An Update on Health Insurance Coverage in New York

Over a decade ago, New York State enacted Manny’s Law, which required New York’s non-profit hospitals to provide hospital financial assistance to low-income patients. The law is named after Manny Lanza, a young New Yorker with a brain condition who died after being precipitously discharged from a hospital because he was uninsured. Under Manny’s Law, hospitals must provide financial assistance to uninsured, low-income patients in exchange for receiving funds from the State’s $1.1 billion Indigent Care Pool. In 2012, the Department of Health began to audit the hospitals’ financial aid programs in response to reports of inadequate compliance.

A Freedom of Information Law request filed with the Department of Health shows that a decade later, hospitals still fail to comply with Manny’s Law—and, in fact, appear to be regressing, with the audit showing that they were less compliant in 2018 than they were the prior two years. The audit includes a list of questions that hospitals can pass or fail, and the chart below shows the total number of failed questions:

What kinds of problems did the audit reveal?

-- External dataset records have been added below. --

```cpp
typedef struct kd_dw_desc {
    int32_t dtype;
    int32_t N, H, W, C;
    int32_t k, pad, dil;
    int32_t ldx, ldy;
} kd_dw_desc;
typedef struct kd_dw_epilogue {
    const void *res_pre;  int32_t ld_res_pre;
    const void *mask;     int32_t ld_mask;     const float *mask_scale;
    const void *res_post; int32_t ld_res_post;
} kd_dw_epilogue;
int kd_pack_dw_weight(const float *src , float *dst ,
                      int32_t C, int32_t k, int32_t flip, kd_stream_t stream);
int kd_dwconv_fwd(const kd_dw_desc *d, const void *x, const float *w_taps, const float *bias,
                  const kd_dw_epilogue *ep, void *y, kd_stream_t stream);
int kd_dwconv_fwd_sum(const kd_dw_desc *d, int32_t n, const void *const *xs, const float *const *w_taps, void *y,
                      kd_stream_t stream);
int kd_dwconv_fwd_fanout(const kd_dw_desc *d, int32_t n, const void *x, const float *const *w_taps, void *const *ys,
                         kd_stream_t stream);
size_t kd_dwconv_wgrad_workspace(const kd_dw_desc *d);
int kd_dwconv_wgrad(const kd_dw_desc *d, const void *x, const void *dy, int32_t ld_dy,
                    float *dw, int32_t accumulate, void *workspace, size_t workspace_bytes,
                    kd_stream_t stream);
size_t kd_dwconv_wgrad_multi_workspace(const kd_dw_desc *d, int32_t n);
int kd_dwconv_wgrad_multi(const kd_dw_desc *d, int32_t n, const void *x, const void *const *dys, int32_t ld_dy,
                          float *const *dws, int32_t accumulate, void *workspace, size_t workspace_bytes,
                          kd_stream_t stream);

int64_t kd_lattice_rows(int32_t N, int32_t H, int32_t W, int32_t dil);
int32_t kd_dwconv_lattice_ok(const kd_dw_desc *d, int32_t n);
int kd_lattice_rows_move(int32_t dtype, int32_t N, int32_t H, int32_t W, int32_t C, int32_t dil, void *img, int32_t ld_img,
                         void *rows, int32_t ld_rows, int32_t to_rows, kd_stream_t stream);
int kd_dwconv_fwd_fanout_lattice(const kd_dw_desc *d, int32_t n, const void *x, const float *const *w_taps, void *const *ys,
                                 kd_stream_t stream);
int kd_dwconv_fwd_sum_lattice(const kd_dw_desc *d, int32_t n, const void *const *xs, const float *const *w_taps, void *y,
                              kd_stream_t stream);
int kd_dwconv_wgrad_multi_lattice(const kd_dw_desc *d, int32_t n, const void *x, const void *const *dys, float *const *dws,
                                  int32_t accumulate, void *workspace, size_t workspace_bytes ,
                                  kd_stream_t stream);

int kd_stem_conv(int32_t dtype, const float *x_nchw, const float *w, void *y,
                 int32_t N, int32_t H, int32_t W, kd_stream_t stream);
int kd_stem_conv_pool(const float *x_nchw, const float *w, void *y_raw, void *y_act, const float *scale,
                      const float *shift, int32_t N, int32_t H, int32_t W, kd_stream_t stream);

int kd_maxpool3x3s2(int32_t dtype, const void *x, int32_t ldx, void *y_raw, int32_t ld_raw,
                    void *y_act, int32_t ld_act, const float *scale, const float *shift,
                    int32_t N, int32_t H, int32_t W, int32_t C, kd_stream_t stream);

int kd_upsample_bilinear_ac(const void *x, int32_t x_dtype, int32_t ldx, void *y, int32_t y_dtype, int32_t ldy,
                            int32_t N, int32_t H, int32_t W, int32_t C, int32_t Ho, int32_t Wo,
                            kd_stream_t stream);

int kd_upsample_bilinear(const void *x, int32_t x_dtype, int32_t ldx, void *y, int32_t y_dtype, int32_t ldy,
// ... 279 lines not shown
```

knowledge-distillation-by-replacing-cheap-conv_amd/_lib.py:

```python
import ctypes as C
import os

_HERE = os.path.dirname(os.path.abspath(__file__))
_sel = os.environ.get("KDCC_LIB", "")
LIB_PATH = (os.path.join(_HERE, "libkdcc_hip_tuning.so") if _sel == "tuning" else _sel if _sel.endswith(".so")
            else os.path.join(_HERE, "libkdcc_hip.so"))


def build_tuning():
    import subprocess
    subprocess.check_call(["make", "-s", "-j", str(min(8, os.cpu_count() or 1)), "-C", os.path.join(_HERE, "csrc"), "TUNING=1"])
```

First, the audit found that a decade after the passage of Manny’s Law, many hospitals’ financial aid applications still include impermissible requirements that make it hard for patients to apply. For example, 17% of hospitals audited had incorrectly adopted a “Medicaid denial first” policy. Medicaid applications can take a lot of time to process. Requiring a patient to receive a denial before beginning the financial assistance process causes unnecessary delay for patients. Other impermissible hurdles to hospital financial aid revealed by the audit included requiring patients to provide their: past tax returns (14.3%); monthly bills and other financial obligations (13.1%); and Social Security numbers (12.0%).

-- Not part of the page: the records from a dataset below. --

@@ -1272,7 +1273,7 @@
     unsigned long long section[8] = {0, 0, 0, 0, 0, 0, 0, 0}, last = 0;
 };
 #ifdef PYR_PHASE_PROFILE
-__device__ unsigned long long g_phase_prof[16];
+__device__ unsigned long long g_phase_prof[24];
 #define SLAP(sp, i)                                 \
     {                                               \
         const unsigned long long now_ = clock64();  \
@@ -1552,6 +1553,7 @@
 #define PROF_NOW() clock64()
 #define PROF_EXTRA(idx, cycles) if ((threadIdx.x & 63u) == 0) atomicAdd(&g_phase_prof[idx], (unsigned long long)(cycles))
 #define PROF_ADD(acc, v) (acc) += (v)
+#define PROF_PTR(x) (x)
 #define PROF_FLUSH()                                                                                  \
     if ((threadIdx.x & 63u) == 0)                                                                     \
         for (int i = 0; i < 4; ++i) {                                                                 \
@@ -1567,6 +1569,7 @@
 #define PROF_NOW() 0ull
 #define PROF_EXTRA(idx, cycles)
 #define PROF_ADD(acc, v)
+#define PROF_PTR(x) nullptr
 #define PROF_FLUSH()
 #endif
 
@@ -1972,6 +1975,7 @@
     uint32_t chunk = 0;
     uint32_t q_state = 0;
 #ifdef PYR_PHASE_PROFILE
+    unsigned long long prof_replay[8] = {0, 0, 0, 0, 0, 0, 0, 0};
     unsigned long long prof_start[4] = {0, 0, 0, 0};
 #endif
     Path p{};
@@ -2498,27 +2502,43 @@
     return num[p.output_reg & (PYR_MAX_NUMBER_REGISTERS - 1)];
 }
 
-template <bool COUNT, bool RGB = false, bool TIMES = false>
+#ifndef PYR_REPLAY_EXACT
+#define PYR_REPLAY_EXACT 1
+#endif
+template <bool COUNT, bool RGB = false, bool TIMES = false, bool EXACT = false>
 DEV void replay_tapes(const DevScene& S, const RenderLaunch& L, bool exposing, uint32_t n_ops, uint32_t tape_column, const Path& p, const float* wl_rows,
-                      uint32_t wl_column, uint32_t* wave_list, const uint32_t* prepared_lds, float* spectral_values, uint32_t n_spectral, bool eager, Counters& cnt) {
+                      uint32_t wl_column, uint32_t* wave_list, const uint32_t* prepared_lds, float* spectral_values, uint32_t n_spectral, bool eager, Counters& cnt,
+                      [[maybe_unused]] unsigned long long* prof) {
     const uint32_t lane = threadIdx.x & 63u;
     const unsigned long long mask = ballot64(exposing);
     const uint32_t n = (uint32_t)__popcll(mask);
     if (n == 0) return;
-    uint32_t max_ops = exposing ? (n_ops < L.tape_max_ops ? n_ops : L.tape_max_ops) : 0u;
-    const uint32_t my_ops = max_ops;
-    for (int off = 32; off > 0; off >>= 1) max_ops = max(max_ops, (uint32_t)__shfl_xor((int)max_ops, off));
-    const bool keeps = exposing && p.use_additional, lost = exposing && !p.use_additional;
-    const bool longest = 3u * my_ops > 2u * max_ops, shortest = 3u * my_ops <= max_ops;
-    const unsigned long long below = (1ull << lane) - 1ull;
-    const unsigned long long k0 = ballot64(keeps && longest), k1 = ballot64(keeps && !longest && !shortest), k2 = ballot64(keeps && shortest);
-    const unsigned long long l0 = ballot64(lost && longest), l1 = ballot64(lost && !longest && !shortest), l2 = ballot64(lost && shortest);
-    const uint32_t n_full = (uint32_t)__builtin_popcountll(k0 | k1 | k2);
-    if (exposing) {
-        const unsigned long long mine = keeps ? (longest ? k0 : (shortest ? k2 : k1)) : (longest ? l0 : (shortest ? l2 : l1));
-        uint32_t before = keeps ? 0u : n_full;
-        before += (uint32_t)__builtin_popcountll(keeps ? ((longest ? 0ull : k0) | (shortest ? k1 : 0ull)) : ((longest ? 0ull : l0) | (shortest ? l1 : 0ull)));
-        wave_list[before + (uint32_t)__builtin_popcountll(mine & below)] = lane;
+    PROF_ADD(prof[0], 1);
+    PROF_ADD(prof[1], n);
+    const uint32_t my_ops = exposing ? replay_plan::tape_length(n_ops, L.tape_max_ops) : 0u;
+    const bool keeps = exposing && p.use_additional;
+    uint32_t n_full;
+    if constexpr (EXACT) {
+        const unsigned long long keepers = ballot64(keeps);
+        n_full = (uint32_t)__builtin_popcountll(keepers);
+        const uint32_t position =
+            replay_plan::list_position(lane, my_ops, keeps, mask, keepers, replay_plan::length_bits(L.tape_max_ops), [&](uint32_t b) { return ballot64(((my_ops >> b) & 1u) != 0u); });
+        if (exposing) wave_list[position] = replay_plan::list_entry(lane, my_ops);
+    } else {
+        uint32_t max_ops = my_ops;
+        for (int off = 32; off > 0; off >>= 1) max_ops = max(max_ops, (uint32_t)__shfl_xor((int)max_ops, off));
+        const bool lost = exposing && !p.use_additional;
+        const bool longest = 3u * my_ops > 2u * max_ops, shortest = 3u * my_ops <= max_ops;
+        const unsigned long long below = (1ull << lane) - 1ull;
+        const unsigned long long k0 = ballot64(keeps && longest), k1 = ballot64(keeps && !longest && !shortest), k2 = ballot64(keeps && shortest);
+        const unsigned long long l0 = ballot64(lost && longest), l1 = ballot64(lost && !longest && !shortest), l2 = ballot64(lost && shortest);
+        n_full = (uint32_t)__builtin_popcountll(k0 | k1 | k2);
+        if (exposing) {
+            const unsigned long long mine = keeps ? (longest ? k0 : (shortest ? k2 : k1)) : (longest ? l0 : (shortest ? l2 : l1));
+            uint32_t before = keeps ? 0u : n_full;
+            before += (uint32_t)__builtin_popcountll(keeps ? ((longest ? 0ull : k0) | (shortest ? k1 : 0ull)) : ((longest ? 0ull : l0) | (shortest ? l1 : 0ull)));
+            wave_list[before + (uint32_t)__builtin_popcountll(mine & below)] = lane;
+        }
     }
     __builtin_amdgcn_wave_barrier();
     const uint32_t SS = L.spectrum_samples, full_items = n_full * SS, items = full_items + (n - n_full);
@@ -2528,15 +2548,32 @@
 #define PYR_REPLAY_ROWS 8
 #endif
     constexpr uint32_t ROWS = PYR_REPLAY_ROWS;
+    static_assert(!EXACT || ROWS == replay_plan::kBlockRows, "replay_plan.h plans blocks of kBlockRows rows");
     for (uint32_t base = 0; base < items; base += 64) {
         const uint32_t i = base + lane;
         const bool active = i < items;
         const bool full = i < full_items;
-        const uint32_t rank = !active ? 0u : (full ? i / SS : n_full + (i - full_items)), k = !active ? 0u : (full ? i - rank * SS : SS - 1u);
-        const uint32_t src = wave_list[rank];
-        const uint32_t ops = (uint32_t)__shfl((int)n_ops, (int)src);
-        uint32_t pass_ops = active ? (ops < L.tape_max_ops ? ops : L.tape_max_ops) : 0u;
-        for (int off = 32; off > 0; off >>= 1) pass_ops = max(pass_ops, (uint32_t)__shfl_xor((int)pass_ops, off));
+        uint32_t rank, k, src, ops, pass_ops;
+        if constexpr (EXACT) {
+            const replay_plan::Item item = replay_plan::item_of(active ? i : 0u, n_full, SS, L.replay_div);
+            rank = item.rank, k = active ? item.k : 0u;
+            const uint32_t entry = wave_list[rank];
+            src = replay_plan::entry_lane(entry), ops = replay_plan::entry_length(entry);
+            pass_ops = (uint32_t)__builtin_amdgcn_readfirstlane(
+                (int)replay_plan::pass_rows(base, n, n_full, SS, L.replay_div, [&](uint32_t at) { return replay_plan::entry_length(wave_list[at]); }));
+        } else {
+            rank = !active ? 0u : (full ? i / SS : n_full + (i - full_items)), k = !active ? 0u : (full ? i - rank * SS : SS - 1u);
+            src = wave_list[rank];
+            ops = (uint32_t)__shfl((int)n_ops, (int)src);
+            pass_ops = active ? (ops < L.tape_max_ops ? ops : L.tape_max_ops) : 0u;
+            for (int off = 32; off > 0; off >>= 1) pass_ops = max(pass_ops, (uint32_t)__shfl_xor((int)pass_ops, off));
+        }
+        PROF_ADD(prof[2], 1);
+        PROF_ADD(prof[3], (items - base < 64u ? items - base : 64u));
+        PROF_ADD(prof[4], (EXACT ? pass_ops : (pass_ops + ROWS - 1u) / ROWS * ROWS));
+        PROF_ADD(prof[5], (active ? (ops < L.tape_max_ops ? ops : L.tape_max_ops) : 0u));
+        PROF_ADD(prof[6], (eager ? n_spectral : 0u));
+        PROF_ADD(prof[7], (pass_ops + ROWS - 1u) / ROWS);
         const uint32_t pixel = (uint32_t)__shfl((int)p.pixel, (int)src);
         const float hero_wl = __shfl(p.wl, (int)src);
         const bool hero = k == SS - 1;
@@ -2603,6 +2640,7 @@
             }
         }
         for (uint32_t r0 = 0; r0 < pass_ops; r0 += ROWS) {
+            const uint32_t here = EXACT ? replay_plan::rows_in_block(pass_ops, r0) : ROWS;
             unsigned long long rows[ROWS];
 #pragma unroll
             for (uint32_t j = 0; j < ROWS; ++j) rows[j] = r0 + j < my_ops ? L.tape[tape_index(r0 + j, L.tape_lanes, tape_column)] : past_the_end;
@@ -2621,6 +2659,7 @@
                     const uint32_t not_mine = hero ? 0u : TAPE_HERO_ONLY;
 #pragma unroll
                     for (uint32_t j = 0; j < ROWS; ++j) {
+                        if (EXACT && j >= here) break;
                         const float m = values[j] * factors[j];
                         const uint32_t op = (words[j] >> TAPE_RGB_SHIFT) & (TIMES ? 7u : 3u);
                         if constexpr (TIMES)
@@ -2639,6 +2678,7 @@
                 if (S.hero_only_records == 0) {
 #pragma unroll
                     for (uint32_t j = 0; j < ROWS; ++j) {
+                        if (EXACT && j >= here) break;
                         const float m = values[j] * factors[j];
                         const bool adds = (int)words[j] < 0;
                         const float multiplied = refl * m, added = bright + multiplied;
@@ -2650,6 +2690,7 @@
                 const uint32_t not_for_me = hero ? 0u : TAPE_HERO_ONLY;
 #pragma unroll
                 for (uint32_t j = 0; j < ROWS; ++j) {
+                    if (EXACT && j >= here) break;
                     const float m = values[j] * factors[j];
                     const bool apply = (words[j] & not_for_me) == 0u;
                     const bool adds = (int)words[j] < 0;
@@ -2661,6 +2702,7 @@
             }
 #pragma unroll
             for (uint32_t j = 0; j < ROWS; ++j) {
+                if (EXACT && j >= here) break;
                 const uint32_t word = words[j];
                 const float s = factors[j];
                 if (!run || r0 + j >= ops) continue;
@@ -2803,8 +2845,8 @@
             const DevScene Sp = scene_view(Lp);
             if constexpr (TAPE) {
                 [[maybe_unused]] const unsigned long long t_r0 = PROF_NOW();
-                replay_tapes<COUNT, HIT_TAPE, PRODUCT>(Sp, Lp, w.stage == ST_EXPOSE, w.n_ops, w.tape_column, w.p, lds, threadIdx.x, wave_list, prepared_lds, spectral_values, n_spectral,
-                                              HIT_TAPE ? eager : n_spectral != 0, cnt);
+                replay_tapes<COUNT, HIT_TAPE, PRODUCT, PYR_REPLAY_EXACT != 0 && !INTERP>(Sp, Lp, w.stage == ST_EXPOSE, w.n_ops, w.tape_column, w.p, lds, threadIdx.x, wave_list, prepared_lds, spectral_values, n_spectral,
+                                              HIT_TAPE ? eager : n_spectral != 0, cnt, PROF_PTR(w.prof_replay));
                 PROF_ADD(w.prof_start[3], PROF_NOW() - t_r0);
             }
             w.expose_and_restart(Sp, Lp, spec, cnt, lane, total_waves);
@@ -2874,6 +2916,13 @@
 #ifdef PYR_PHASE_PROFILE
     if constexpr (!INTERP)
         for (int i = 0; i < 4; ++i) PROF_EXTRA(12 + i, w.prof_start[i]);
+    if constexpr (TAPE)
+        for (int i = 0; i < 8; ++i) {
+            if (i == 5)
+                atomicAdd(&g_phase_prof[16 + i], w.prof_replay[i]);
+            else
+                PROF_EXTRA(16 + i, w.prof_replay[i]);
+        }
 #endif
     flush_counters<COUNT>(cnt, L.counters);
 }
diff --git a/pyrite_amd/csrc/kernels/main.hip b/pyrite_amd/csrc/kernels/main.hip
--- a/pyrite_amd/csrc/kernels/main.hip
+++ b/pyrite_amd/csrc/kernels/main.hip
@@ -218,6 +218,7 @@
     }
     RenderLaunch launch = launch_in;
     launch.stack_lds = 0;
+    launch.replay_div = replay_plan::div_magic(launch.spectrum_samples);
     launch.tape_programs_lds = uses_tape(scene, launch) ? tape_programs_in_lds(scene) : 0u;
     launch.stack_lds = launch.scheduler == 1 ? short_stack_levels(scene, render_lds_bytes(scene, launch), (uint32_t)sm_waves(scene.needs_interpreter != 0))
                                              : scene.stack_depth;
diff --git a/pyrite_amd/csrc/kernels/profile.hip b/pyrite_amd/csrc/kernels/profile.hip
--- a/pyrite_amd/csrc/kernels/profile.hip
+++ b/pyrite_amd/csrc/kernels/profile.hip
@@ -15,3 +15,13 @@
     }
     return 0;
 }
+
+extern "C" int pyr_debug_replay_profile(unsigned long long* out8, int reset) {
+    if (hipDeviceSynchronize() != hipSuccess) return -1;
+    if (hipMemcpyFromSymbol(out8, HIP_SYMBOL(pyr::g_phase_prof), 8 * sizeof(unsigned long long), 16 * sizeof(unsigned long long)) != hipSuccess) return -1;
+    if (reset) {
+        unsigned long long zero[8] = {};
+        if (hipMemcpyToSymbol(HIP_SYMBOL(pyr::g_phase_prof), zero, sizeof(zero), 16 * sizeof(unsigned long long)) != hipSuccess) return -1;
+    }
+    return 0;
+}
diff --git a/pyrite_amd/csrc/replay_plan.h b/pyrite_amd/csrc/replay_plan.h
--- /dev/null
+++ b/pyrite_amd/csrc/replay_plan.h
@@ -0,0 +1,84 @@
+#pragma once
+#include <cstdint>
+
+#if defined(__HIPCC__)
+#include <hip/hip_runtime.h>
+#define PYR_RP __host__ __device__ __forceinline__
+#else
+#define PYR_RP inline
+#endif
+
+namespace pyr {
+namespace replay_plan {
+
+constexpr uint32_t kLanes = 64;
+constexpr uint32_t kBlockRows = 8;
+
+PYR_RP uint32_t popcount64(unsigned long long m) { return (uint32_t)__builtin_popcountll(m); }
+
+PYR_RP uint32_t tape_length(uint32_t n_ops, uint32_t tape_max_ops) { return n_ops < tape_max_ops ? n_ops : tape_max_ops; }
+
+PYR_RP uint32_t length_bits(uint32_t tape_max_ops) { return tape_max_ops == 0u ? 0u : 32u - (uint32_t)__builtin_clz(tape_max_ops); }
+
+template <class BitVote>
+PYR_RP uint32_t list_position(uint32_t lane, uint32_t length, bool keeps, unsigned long long finished, unsigned long long keepers, uint32_t bits, BitVote bit_vote) {
+    unsigned long long level = keeps ? keepers : finished & ~keepers, ahead = 0ull;
+    for (uint32_t b = bits; b-- > 0u;) {
+        const unsigned long long set = bit_vote(b);
+        const bool mine = ((length >> b) & 1u) != 0u;
+        ahead |= mine ? 0ull : level & set;
+        level &= mine ? set : ~set;
+    }
+    const unsigned long long below = (1ull << lane) - 1ull;
+    return (keeps ? 0u : popcount64(keepers)) + popcount64(ahead) + popcount64(level & below);
+}
+
+constexpr uint32_t kEntryLengthShift = 8;
+PYR_RP uint32_t list_entry(uint32_t lane, uint32_t length) { return lane | (length << kEntryLengthShift); }
+PYR_RP uint32_t entry_lane(uint32_t entry) { return entry & (kLanes - 1u); }
+PYR_RP uint32_t entry_length(uint32_t entry) { return entry >> kEntryLengthShift; }
+
+PYR_RP uint32_t full_items(uint32_t n_full, uint32_t spectrum_samples) { return n_full * spectrum_samples; }
+PYR_RP uint32_t item_count(uint32_t n_finished, uint32_t n_full, uint32_t spectrum_samples) { return full_items(n_full, spectrum_samples) + (n_finished - n_full); }
+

Second, the audit found that many hospitals’ financial assistance policies do not protect low-income patients from extraordinary collections actions that are explicitly forbidden under state law because they are so harmful to patients. For example, one in five hospitals said that they allow accelerator clauses that mean missed payments trigger higher rates of interest (20.0%). Interest adds hundreds or thousands of dollars to medical bills that patients are already struggling to pay. (A bill to reform New York State’s onerous 9 percent judgment interest rate awaits Governor’s Hochul’s signature (S55724B/6474B).) Next, the audit reveals that hospitals are allowing collections agencies to pursue their patients without the hospitals’ written consent (9.1%). This means patients are hassled by debt collectors even while they are working on applying for financial assistance or otherwise trying to work with the hospital to pay their bill. Finally, hospitals’ policies do not explicitly prohibit forced sales or foreclosures on patients’ homes (7.4%).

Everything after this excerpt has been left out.